Phenylalanine and Phenylketonuria (PKU)

Aspartame is a dipeptide of two amino acids, aspartic acid and phenylalanine. These amino acids are abundant in the food supply and are found in all protein-containing foods, including eggs, meat, cheese, fish, cereals, fruit and milk. When aspartame is digested, it is broken down to aspartic acid, phenylalanine and a very small amount of methanol.

Phenylalanine is an essential amino acid, which means that the human body cannot make it itself (unlike non-essential amino acids), and that people must obtain it from their diet in order to remain healthy.
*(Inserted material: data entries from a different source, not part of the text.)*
# zwu88/TANTE

Hardware: AMD Instinct MI355X
Metric: rollout frames/sec (fwd), TANTE on 256x256 Active Matter (higher is better)
Workload: dtype bf16

## Files before the change

### include/tante_hip.h

```cpp
#ifndef TANTE_HIP_H
#define TANTE_HIP_H

#include <stddef.h>
#include <stdint.h>

#ifdef __cplusplus
extern "C" {
#endif

#define TANTE_F32 0
#define TANTE_BF16 1

#define TANTE_ACT_NONE 0
#define TANTE_ACT_GELU_ERF 1
#define TANTE_ACT_GELU_TANH 2
#define TANTE_ACT_RELU 3

#define TANTE_A_LINEAR 0
#define TANTE_A_PATCH_NHWC 1
#define TANTE_A_PATCH_NCHW 2

#define TANTE_E_LINEAR 0
#define TANTE_E_FILM 1
#define TANTE_E_DECONV_NHWC 2
// ... 101 lines not shown

int tante_taylor(const float* last, int64_t last_bstride, const float* const* derivs, int n_order, double dt,
                 int n_out, float* out, int64_t out_bstride, int64_t B, int64_t frame, void* stream);

int tante_rt_reduce(const float* t, int B, int L, float out_T, float ep, float* rt, void* stream);

int tante_block_fused_supported(int C, int n_head, int hidden, int L);
int64_t tante_block_stream_bytes(int C, int hidden);
int tante_pack_block(const float* ln1_w, const float* ln1_b, const float* in_w, const float* in_b, const float* out_w,
                     const float* out_b, const float* ln2_w, const float* ln2_b, const float* fc1_w, const float* fc1_b,
                     const float* fc2_w, const float* fc2_b, int C, int hidden, void* block_stream, void* stream);
int tante_block_fused(float* x, const void* block_stream, int C, int n_head, int hidden, const TanteSeq* seq, int causal,
                      float eps, void* stream);
int tante_block_fused_tprop(float* x, const void* block_stream, int C, int n_head, int hidden, const TanteSeq* seq, int causal, float eps,
                            const float* tprop, void* stream);

int tante_set_seed_mix(const uint64_t* device_word);

typedef struct TanteBlockTrain {
  float* out;
  void *xh1, *qkv, *o, *xh2, *hpre, *act;
  float *st1, *x1, *st2;
  float p_drop;
  uint64_t seed_attn, seed_out, seed_mlp;
} TanteBlockTrain;
int tante_pack_block_train(const float* in_w_folded, const float* in_b_folded, const float* out_w, const float* out_b,
                           const float* fc1_w_folded, const float* fc1_b_folded, const float* fc2_w, const float* fc2_b, int C, int hidden,
                           void* block_stream, void* stream);
int tante_block_fused_train(const float* x, const void* block_stream, int C, int n_head, int hidden, const TanteSeq* seq, int causal,
                            float eps, const TanteBlockTrain* tr, void* stream);
// ... 295 lines not shown
```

Phenylketonuria (PKU) is a very rare disease. About 1 person in 10,000 suffers from it. PKU can only be inherited. In North America, in Europe and in most countries around the world, babies are tested for PKU shortly after birth. Sufferers of PKU either cannot metabolize phenylalanine or have a restricted ability to do so. Such patients have to follow a special diet during their childhood and adolescence to grow and develop healthily and to reach adulthood. Women with PKU have to monitor their diet carefully during pregnancy. Because phenylalanine is an essential amino acid, diets for PKU patients contain a small amount of phenylalanine.

Although aspartame represents a minor source of phenylalanine in the food supply, products that are sweetened with aspartame are labeled as a source of phenylalanine. This requirement was introduced to inform PKU patients of the presence of aspartame in these products.

For people who do not suffer from phenylketonuria, phenylalanine is a normal and essential part of the diet.